Le sospirate e temute vacanze di Natale sono ormai alle spalle... Probabilmente non sono molti i giorni dell'anno che vengono associati a sentimenti così contrastanti come questi tre giorni... Almeno tra coloro che li celebrano. Si comincia con un'attesa che non ha eguali: nemmeno il proprio compleanno è così atteso alla tenera età di sei anni come il Natale. Poi, quando si è considerati adulti, sorgono sentimenti come "woah, la porta della famiglia", si cerca di evitarla o si spera di ottenere l'attenzione di cui si è stati tanto privati durante l'anno. La delusione è inevitabile, soprattutto perché la padrona di casa vuole accontentare tutti. In realtà sembra facile, visto che è Natale e tutti abbiamo la stessa idea di una festa bella e ben organizzata. Si direbbe di sì, ma purtroppo non è proprio così.

Molti anni fa sono andato in vacanza in Spagna con la mia famiglia, la mia ragazza e sua madre. Le condizioni erano esattamente le stesse di prima di Natale. Il piano era di fare una bella vacanza, andare in un paesino, sdraiarsi sulla spiaggia e godersela. Volevamo tutti la stessa cosa! Cosa poteva andare storto?

Ma i problemi sono sorti già alla prima cena. Mentre la mamma parsimoniosa della mia amica non voleva che gli avanzi del menu accumulati in aereo andassero sprecati, sua figlia immaginava una serata vivace in una vivace pizzeria sulla spiaggia. Il mio compagno era a dieta e io, durante il viaggio verso l'hotel, avevo individuato un ristorante cinese che mi faceva venire l'acquolina in bocca. Per completare questi contrasti, mia figlia si lamentava ad alta voce di MacDonalds, che si supponeva fosse l'unico cibo commestibile della penisola iberica.

Il giorno dopo è stato ancora peggio. Il piano prevedeva un tour della città. Io e la mia ragazza non vedevamo l'ora di fare un po' di shopping, con qualche occasionale capatina nei numerosi caffè, mentre il mio compagno si preparava al ruolo di frenatore consumista e mia figlia iniziava la sua assillante tiritera in albergo. Ma non avevamo fatto i conti con le idee della mamma della mia ragazza. Essendo un'ex studentessa di architettura con un debole per le antichità, immaginava un tour della città che avrebbe comportato la scalata di mura in rovina, la visita di ogni chiesa, per quanto insignificante, e l'esplorazione di ogni museo. Non eravamo davvero preparati a questo con le nostre ciabatte da spiaggia e lei non voleva andare da sola. Alla fine abbiamo perso più tempo a discutere e a cercare un compromesso di quanto ne avremmo impiegato se avessimo fatto una cosa alla volta...
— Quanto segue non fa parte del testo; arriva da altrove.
template <int SEARCH, bool WITH_HD, bool RING>
struct StrictTile {
  static constexpr int NB = Offsets<SEARCH>::N;
  static constexpr int PTS = (NB <= 7) ? (WITH_HD ? 128 : 64) : 64;
  static constexpr int PTS_HD = 64;
  static constexpr int kRingOffset = kStrictFields * PTS * 4;
  static constexpr int kFloatBytes = kRingOffset + (RING ? kStrictRingBytes : 0);
  static constexpr int kQueue = PTS * NB;
  static constexpr int kHdQueueBytes = PTS_HD * NB * 4;
  static constexpr bool kHdRing = RING && WITH_HD && DGS_STRICT_HD_ITEMS != 0 && kStrictHdFields * 8 * PTS_HD + 5 * 1024 <= kFloatBytes &&
                                  kHdQueueBytes % 16 == 0 && kHdQueueBytes + 1024 + 3 * 4 * PTS_HD <= kQueue * 4;
  static constexpr int kHdFields = kHdRing ? kStrictHdFields : 23;
  static constexpr int kHdBytes = kHdRing ? kStrictHdFields * 8 * PTS_HD + 5 * 1024 : (23 * 8 + 3 * 4) * PTS_HD;
// ... 80 lines not shown
  static_assert(!TL::kHdRing || TL::kTableBytes == TL::kFloatBytes, "the double pass's ring lives in what the float kinds reserve: no more LDS than without it");
  static_assert(SEARCH != 2 || !WITH_HD || FIXED || sizeof(s_tab) + sizeof(s_queue) == 4 * (14336 + 3584), "the timed instantiation: 78,208 B of LDS per workgroup in all");
  __shared__ unsigned long long s_exp2f[32];
  constexpr bool kLdsHeader = DGS_STRICT_LDS_HEADER != 0 && !FIXED;
  __shared__ __attribute__((aligned(16))) StrictHeaderBlock s_hdr;
  {
    unsigned long long e2 = 0ull;
    if (threadIdx.x < 32) e2 = kGlibcExp2fTab[threadIdx.x];
    strict_header_word_t hw = 0u;
    const bool mine = kLdsHeader && !solver && strict_header_load(st, WITH_HD && kind == 2, hw);
    if (threadIdx.x < 32) s_exp2f[threadIdx.x] = e2;
    if (kLdsHeader) strict_header_store(&s_hdr, mine, hw);
  }
  const StrictHeader<kLdsHeader> hdr_wg{(strict_header_lds_t)&s_hdr, &st};
  __syncthreads();
  const unsigned long long* __restrict__ exptab = s_exp2f;
  const unsigned long long* __restrict__ exptab_d = kGlibcExpTab;
  const int lane = threadIdx.x & 63, wave = __builtin_amdgcn_readfirstlane((int)(threadIdx.x >> 6));
  float* tf = reinterpret_cast<float*>(s_tab[wave]);
  float4* ring = reinterpret_cast<float4*>(s_tab[wave] + TL::kRingOffset);
  unsigned* queue = s_queue[wave];
  double* td = reinterpret_cast<double*>(s_tab[wave]);
  float4* ring_hd = reinterpret_cast<float4*>(s_tab[wave] + TL::kHdFields * 8 * TL::PTS_HD);
  float4* ring_hd5 = reinterpret_cast<float4*>(reinterpret_cast<unsigned char*>(queue) + TL::kHdQueueBytes);
  float* tdx = TL::kHdRing ? reinterpret_cast<float*>(reinterpret_cast<unsigned char*>(queue) + TL::kHdQueueBytes + 1024)
                           : reinterpret_cast<float*>(s_tab[wave] + 23 * 8 * TL::PTS_HD);
  const int pts = (WITH_HD && kind == 2) ? TL::PTS_HD : TL::PTS;
  if (solver && wave == 0) {
    __shared__ NdtSolver s_x;
    NdtPair* scratch = reinterpret_cast<NdtPair*>(s_tab[0]);
// ... 5 lines not shown
    __builtin_amdgcn_s_waitcnt(0xc07f);
    __builtin_amdgcn_wave_barrier();
    bool same = queued;
    const int* pub = reinterpret_cast<const int*>(&st);
    const int* mine = reinterpret_cast<const int*>(scratch);
    for (int w = lane; w < 82; w += kWave) same = same && (pub[w] == mine[w]);
    same = __all(same) != 0;
    for (int w = lane; w < kWords; w += kWave)
      __hip_atomic_store(reinterpret_cast<double*>(&pairs[pair].spec_s) + w, reinterpret_cast<const double*>(&s_x)[w], __ATOMIC_RELAXED, __HIP_MEMORY_SCOPE_AGENT);
    if (lane == 0) __hip_atomic_store(&pairs[pair].spec_result, same ? 1 : 2, __ATOMIC_RELAXED, __HIP_MEMORY_SCOPE_AGENT);
    __builtin_amdgcn_wave_barrier();
  }
  const int subs = __builtin_amdgcn_readfirstlane(pts / 64);
  const int stride = __builtin_amdgcn_readfirstlane(n_slices * kBlock);
  static_assert(TL::kTableBytes >= kStrictRowScratch * 8, "the wave's table region doubles as its reduction scratch");
  __shared__ double s_cols[FIXED ? kStrictSlots : 1][FIXED ? kBlock / kWave : 1][FIXED ? kStrictPad : 1];
  static_assert(kStrictSlots * kStrictPad <= kBlock, "one thread per entry of the rows written together");
  int slot = 0, q_first = slice;
#pragma unroll 1
  for (int q = solver ? n_slices : slice; FIXED ? (q < n_slices) : (q == slice && !solver); q += blocks_per_pair) {
#pragma unroll
  for (int k = 0; k < kStrictAccum; k++) acc[k] = 0.0;
#pragma unroll 1
  for (int first = q * kBlock + wave * 64; first < n; first += subs * stride) {
    int qn = 0;
#pragma unroll 1
    for (int sub = 0; sub < subs; sub++) {
      const int i = first + sub * stride + lane;
      const int slot = sub * 64 + lane;
      const StrictHeader<kLdsHeader> hdr = hdr_wg.per_use();
      unsigned mask = 0;
      int vids[NB];
      if (i < n) {
        const float4 x = src[i];
        float xt[3];
        xt[0] = affine_row_rn(T[0], T[1], T[2], T[3], x.x, x.y, x.z);
        xt[1] = affine_row_rn(T[4], T[5], T[6], T[7], x.x, x.y, x.z);
        xt[2] = affine_row_rn(T[8], T[9], T[10], T[11], x.x, x.y, x.z);
        mask = strict_neighbourhood<SEARCH>(xt, g, leaf_pow2, vids);
        if (mask) {
// ... 19 lines not shown
              for (int f = 6; f < 15; f++) tf[(5 + f) * TL::PTS + slot] = xh[f];
            }
          }
        }
      }
#pragma unroll
      for (int k = 0; k < NB; k++) {
        const bool has = (mask >> k) & 1u;
        const unsigned long long b = __ballot(has);
        if (has) queue[qn + __builtin_amdgcn_mbcnt_hi((unsigned)(b >> 32), __builtin_amdgcn_mbcnt_lo((unsigned)b, 0u))] = ((unsigned)slot << 25) | (unsigned)vids[k];
        qn += __popcll(b);
      }
    }
    __builtin_amdgcn_s_waitcnt(0xc07f);
    __builtin_amdgcn_wave_barrier();
    if (!(WITH_HD && kind == 2)) {
      if (kind == 1) strict_items_float<true, TL::PTS, !FIXED>(tf, ring, queue, qn, lane, vs, gauss_d1, gd2, acc, exptab);
      else strict_items_float<false, TL::PTS, !FIXED>(tf, ring, queue, qn, lane, vs, gauss_d1, gd2, acc, exptab);
      qn = 0;
    }
    if (TL::kHdRing && kind == 2) {
      strict_items_hd<TL::PTS_HD>(td, tdx, ring_hd, ring_hd5, queue, qn, lane, vtab, gauss_d1, gauss_d2, acc, exptab_d);
      qn = 0;
    }
#pragma unroll 1
    for (int h = 0; h < qn; h += 64) {
      const int idx = h + lane;
      if (idx < qn) {
        const unsigned entry = queue[idx];
        const int slot = (int)(entry >> 25), vid = (int)(entry & 0x1FFFFFFu);
// ... 3 lines not shown
          strict_table_read_hd<23, TL::PTS_HD>(td, tdx, slot, xt, xj, xh);
          (void)strict_item_hd<false>(xt, xj, xh, vtab + (size_t)vid * 12, gauss_d1, gauss_d2, acc, nullptr, 0, exptab_d);
        } else {
          float xt[3], xj[8], xh[15];
          if (kind == 1) {
            strict_table_read<true, TL::PTS>(tf, slot, xt, xj, xh);
            strict_item<true, true>(xt, xj, xh, vs + vid, gauss_d1, gd2, acc, exptab);
          } else {
            strict_table_read<false, TL::PTS>(tf, slot, xt, xj, xh);
            strict_item<false, true>(xt, xj, xh, vs + vid, gauss_d1, gd2, acc, exptab);
          }
        }
      }
    }
    __builtin_amdgcn_wave_barrier();
  }
  if (FIXED) {
    strict_wave_cols(acc, kind ? kStrictAccum : 7, td, s_cols[slot][wave]);
    slot++;
    if (slot == kStrictSlots || q + blocks_per_pair >= n_slices) {
      strict_rows_flush<FUSED>(reinterpret_cast<const double (*)[kBlock / kWave][kStrictPad]>(&s_cols[0][0][0]), slot, kind ? kStrictAccum : 7,
                               partials + (size_t)pair * cap_blocks * kStrictPad, q_first, blocks_per_pair);
      slot = 0;
      q_first = q + blocks_per_pair;
    }
  } else {
    strict_block_row<FUSED, false>(acc, kind ? kStrictAccum : 7, partials + ((size_t)pair * cap_blocks + slice) * kStrictPad, td);
  }
  }
  if (!FUSED) return;
  __shared__ int s_last;
  if (threadIdx.x < kStrictPad) handoff_drain_stores();
  __syncthreads();
  STRICT_DEAL_STAMP_WORK(pair, slice, kind, n_active)
  const int n_tickets = blocks_per_pair + ((speculate && st.spec_pending) ? 1 : 0);
  if (threadIdx.x == 0) s_last = handoff_take_ticket(&pairs[pair].ticket, n_tickets) ? 1 : 0;
  __syncthreads();
  if (!s_last) return;
#ifdef DGS_CLOSE_STAMPS
  if (threadIdx.x == 0 && pairs[pair].s.nr_iterations == 1) pairs[pair].traj[kTrajCap - 1][5] = (double)wall_clock64();
#endif
  ndt_close_strict<false, WITH_HD>(pairs + pair, partials + (size_t)pair * cap_blocks * kStrictPad, n_slices, consts, done_flags + pair, launch, 1,
                                   solve_min_active > 0 && n_active >= solve_min_active, speculate != 0);
  STRICT_DEAL_STAMP_CLOSED
}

Ecco perché penso che valga davvero la pena che ognuno esponga le proprie idee specifiche prima di imbarcarsi in un'avventura del genere. In questo modo ci si rende conto abbastanza rapidamente di dove si sta cavalcando la stessa onda, di cosa si adatta e di dove è necessario trovare compromessi o separarsi in modo che ognuno possa soddisfare le proprie esigenze. Dovreste fare lo stesso a Natale. Se anche i ruoli sono assegnati in anticipo, non c'è molto che possa andare storto in termini di organizzazione. Preparate il piatto principale, decorate, fornite il dessert e siete responsabili della musica. Organizzata in questo modo, le uniche variabili da considerare sono i capricci delle persone coinvolte. Potete evitare il peggio con la disposizione dei posti a sedere...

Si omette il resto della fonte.